I don't know if this helps but to say I understand... you are not weird. You have to do what is right for you. I'm not sure if I could forgive a cheater... thats just me. BTW EA's are almost worse than PA's because of the emotional connection. He is predisposed to be weak in this area.

Good luck... hope you find inner peace one day.
You deserve it.

Either way your husband deserves a decision too. If you can't get past the thoughts of infidelity it probably is best to part ways. You deserve someone who won't do this to you. There are guys who believe in marriage vows. Maybe set a deadline and if healing doesn't happen you simply move on... it'd be best for all involved. You can't live a lie.

BTW he has no right to tell you how to think! He should only act and work his butt off. He deserves a big kick or smack upside the head. If he doesn't show remorse and still can't get how to provide your needs... I'd boot him right out the door.


----------



## Arnold (Oct 25, 2011)

It takes 2-5 years to "recover"from an affair. Do not play it down just because it was an EA. It was a huge betrayal and this early on, it is no wonder you are still very upset. It is incredibly early in the recovery process, not even 10% yet/

What is your H doing to repair what he broke?


----------



## Deejo (May 20, 2008)

walkingwounded said:


> He has been quite attentive these last two days. By way of effort he seems to have stepped it up. He says I need to think of the positives and I do but it still hits me like a tidal wave sometimes what he did.
> _Posted via Mobile Device_


WHY did he do what he did?

I have said many times here that an affair is seldom the problem.

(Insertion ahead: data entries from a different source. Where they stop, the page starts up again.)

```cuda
int cpbus_drain_ready(cpbus_t* b, uint32_t first_sub, uint32_t n, uint32_t start_sub, cpbus_event* out, size_t cap,
                      cpbus_ready* ready, size_t ready_cap, size_t* n_ready, size_t* total, uint32_t* next_sub) try {
  if (!b || !out || !ready || !n_ready || !total || !next_sub || !n || !ready_cap) return CPBUS_EINVAL;
  if (cap < b->R || cap > 0xFFFFFFFFull) return CPBUS_EINVAL;
  if (start_sub < first_sub || start_sub - first_sub >= n) return CPBUS_EINVAL;
  const uint32_t l = first_sub - b->cfg.sub_id_base;
  if (first_sub < b->cfg.sub_id_base || (uint64_t)l + n > b->n_next) return CPBUS_ENOENT;
  std::lock_guard<std::mutex> g(b->mu);
  int rc = dev_guard(b); if (rc) return rc;
  const size_t rcap = std::min<size_t>(ready_cap, n);
  const uint32_t tiles = (n + kReadyTile - 1) / kReadyTile;
  if (b->drain_cap < cap) {
    cudaFree(b->d_drain); b->d_drain = nullptr; b->drain_cap = 0;
    CK(cudaMalloc((void**)&b->d_drain, cap * sizeof(cpbus_event))); b->drain_cap = cap;
  }
  if (b->ready_stage_cap < rcap) {
    cudaFree(b->d_ready); cudaFree(b->d_ready_slot); b->d_ready = nullptr; b->d_ready_slot = nullptr; b->ready_stage_cap = 0;
    CK(cudaMalloc((void**)&b->d_ready, rcap * sizeof(cpbus_ready)));
    CK(cudaMalloc((void**)&b->d_ready_slot, rcap * sizeof(uint32_t)));
    b->ready_stage_cap = rcap;
  }
  if (b->ready_lb_tiles < tiles) {
    cudaFree(b->d_ready_lb); b->d_ready_lb = nullptr; b->ready_lb_tiles = 0;
    CK(cudaMalloc((void**)&b->d_ready_lb, (kReadyLbOffset + (size_t)tiles) * sizeof(unsigned long long)));
    b->ready_lb_tiles = tiles;
  }
  if (!b->h_ready_hdr) {
    unsigned long long *h = nullptr, *d = nullptr;
    CK(cudaHostAlloc((void**)&h, 64, cudaHostAllocMapped));
    if (cudaHostGetDevicePointer((void**)&d, h, 0) != cudaSuccess) { cudaFreeHost(h); CK(cudaGetLastError()); return CPBUS_ECUDA; }
    b->h_ready_hdr = h; b->d_ready_hdr = d;
  }
  CK(cudaMemsetAsync(b->d_ready_lb + kReadyHdrWords, 0, (kReadyLbOffset - kReadyHdrWords + (size_t)tiles) * sizeof(unsigned long long),
                     b->stream));
  const uint32_t rot = start_sub - first_sub;
  drain_ready_scan_kernel<<<tiles, kThreads, 0, b->stream>>>(b->d_ctl, l, n, rot, b->R, b->lossless ? 1u : 0u, b->cfg.sub_id_base,
                                                              cap, rcap, b->d_ready_lb, b->d_ready, b->d_ready_slot);
  CK(cudaGetLastError());
  const uint32_t gather_grid = (uint32_t)std::min<size_t>((size_t)b->sm_count * 4, (rcap + kWarpsPerCta - 1) / kWarpsPerCta);
  drain_ready_gather_kernel<<<gather_grid, kThreads, 0, b->stream>>>(b->d_ring, b->R, b->cfg.sub_id_base, b->d_ready,
                                                                      b->d_ready_slot, b->d_ready_lb, b->d_drain, b->d_ready_hdr);
  CK(cudaGetLastError());
  b->st.kernel_launches += 2;
  CK(cudaStreamSynchronize(b->stream));
  const size_t nr = (size_t)b->h_ready_hdr[0], tot = (size_t)b->h_ready_hdr[1];
  const uint64_t cut = b->h_ready_hdr[2];
  if (nr) {
    CK(cudaMemcpyAsync(ready, b->d_ready, nr * sizeof(cpbus_ready), cudaMemcpyDeviceToHost, b->stream));
    CK(cudaMemcpyAsync(out, b->d_drain, tot * sizeof(cpbus_event), cudaMemcpyDeviceToHost, b->stream));
    CK(cudaStreamSynchronize(b->stream));
  }
  *n_ready = nr; *total = tot;
  *next_sub = cut >= n ? start_sub : first_sub + (uint32_t)((rot + cut) % n);
  return CPBUS_OK;
} CPBUS_CATCH

int cpbus_consume_all(cpbus_t* b) try {
  if (!b) return CPBUS_EINVAL;
  std::lock_guard<std::mutex> g(b->mu);
  int rc = dev_guard(b); if (rc) return rc;
  if (b->n_next) {
    const uint32_t threads = 256, grid = std::min<uint32_t>((b->n_next + threads - 1) / threads, (uint32_t)b->sm_count * 8);
    consume_all_kernel<<<grid, threads, 0, b->stream>>>(b->d_ctl, b->n_next);
    CK(cudaGetLastError());
    b->st.kernel_launches++;
  }
  b->room_lb = b->R;
  return CPBUS_OK;
} CPBUS_CATCH

int cpbus_peek_window(cpbus_t* b, uint32_t sub_id, cpbus_event* out, size_t cap, size_t* n) try {
  if (!b || !n || (!out && cap)) return CPBUS_EINVAL;
  const uint32_t l = sub_id - b->cfg.sub_id_base;
// ... 173 lines not shown
```

containerpilot_b200/csrc/cpbus_kernels.cuh:

```cuda
#pragma once
#include <cstdint>
#include <cuda_runtime.h>

#include "../../include/cpbus.h"

namespace cpbus_dev {

constexpr int kWarpsPerCta = 8;
constexpr int kThreads = kWarpsPerCta * 32;
#ifndef CPBUS_CTAS_PER_SM
#define CPBUS_CTAS_PER_SM 4
#endif
#ifndef CPBUS_SWIZZLE
#define CPBUS_SWIZZLE 2
#endif
#ifndef CPBUS_TICKS_REG
#define CPBUS_TICKS_REG 1
#endif
#ifndef CPBUS_COLD_EARLY
#define CPBUS_COLD_EARLY 1
#endif
#ifndef CPBUS_UNROLL2
#define CPBUS_UNROLL2 1
#endif
// ... 29 lines not shown
};
constexpr uint64_t kTimerIdle = ~0ull;

constexpr int kStatSlots = 256;
struct __align__(32) DevStatSlot { unsigned long long deliveries, ticks, pad[2]; };
struct DevStats {
  DevStatSlot slot[kStatSlots];
  unsigned long long admit_overflow, overwritten;
  unsigned long long admit_max_used;
  unsigned long long admit_deficit;
};

constexpr uint32_t kAcctPairSlots = 1u << 19;
constexpr int kAcctDbgRing = 64, kAcctDbgKeep = 10;
struct __align__(32) DevDbgTail {
  unsigned long long launch_seq;
  uint32_t n_broadcast, n_kept;
  cpbus_event ev[kAcctDbgKeep];
  uint32_t pad[4];
};
struct DevPubAcct {
  unsigned long long by_code[32];
  unsigned long long pair_overflow, pad[3];
  DevDbgTail tail[kAcctDbgRing];
  unsigned long long pair_key[kAcctPairSlots];
  unsigned long long pair_cnt[kAcctPairSlots];
};

struct __align__(32) SubCtl {
  unsigned long long tail;
  unsigned long long head;
  unsigned long long digest;
  uint32_t mask;
  uint32_t pad;
};

constexpr int kResultRing = 64, kResultSub = 8;
struct __align__(32) DevResultSlot { unsigned long long deliveries, ticks, digest_sum, launch_seq; };

struct __align__(32) StreamHdr { unsigned long long seq, watermark; uint32_t n, pad[3]; };
struct __align__(32) StreamMeta { uint32_t magic, n_slots, batch_cap, n_consumers, pad[4]; };
constexpr uint32_t kStreamMagic = 0x53425043u;
constexpr uint32_t kStreamMaxConsumers = 64;
constexpr int kStreamPrefetch = 3;
constexpr unsigned int kErrStreamTimeout = 1u, kErrStreamShape = 2u;
__host__ __device__ inline size_t stream_hdr_off() { return sizeof(StreamMeta); }
__host__ __device__ inline size_t stream_ack_off(uint32_t n_slots) { return stream_hdr_off() + (size_t)n_slots * sizeof(StreamHdr); }
__host__ __device__ inline size_t stream_payload_off(uint32_t n_slots) { return stream_ack_off(n_slots) + (size_t)kStreamMaxConsumers * 32; }
__host__ __device__ inline size_t stream_bytes(uint32_t n_slots, uint32_t batch_cap) { return stream_payload_off(n_slots) + (size_t)n_slots * batch_cap * 32; }

constexpr unsigned long long kOfferRoundMask = (1ull << 31) - 1;
__host__ __device__ inline uint32_t stream_offer_word_index(uint32_t consumer, unsigned long long round) {
  return 4u * consumer + 1u + (uint32_t)(round & 1ull);
}
__host__ __device__ inline unsigned long long stream_offer_word(unsigned long long round, uint32_t stalled, uint32_t prefix) {
  return ((round & kOfferRoundMask) << 33) | ((unsigned long long)(stalled ? 1u : 0u) << 32) | prefix;
}
struct __align__(16) StreamAgreeResult { uint32_t m, stalled, status, pad; };
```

It is the result of a problem.

I'm not blaming you for anything, but generally, something is usually amiss in the marriage that leads to the decision to stray. Do you know what that is/was?

You can't possibly move forward if you haven't forgiven him. Importantly, your forgiveness is far more for YOU than it is for him. It isn't about sweeping what happened under the rug. If you need to feel angry ... go ahead and feel angry. But you can't keep throwing logs on that fire or it will burn you up as well.

If you are unable to let it go, it will consume you, and take with it the very thing you were trying to save - your marriage.

Sounds like he is invested in reconciling. Do you believe this as well or do you have doubts?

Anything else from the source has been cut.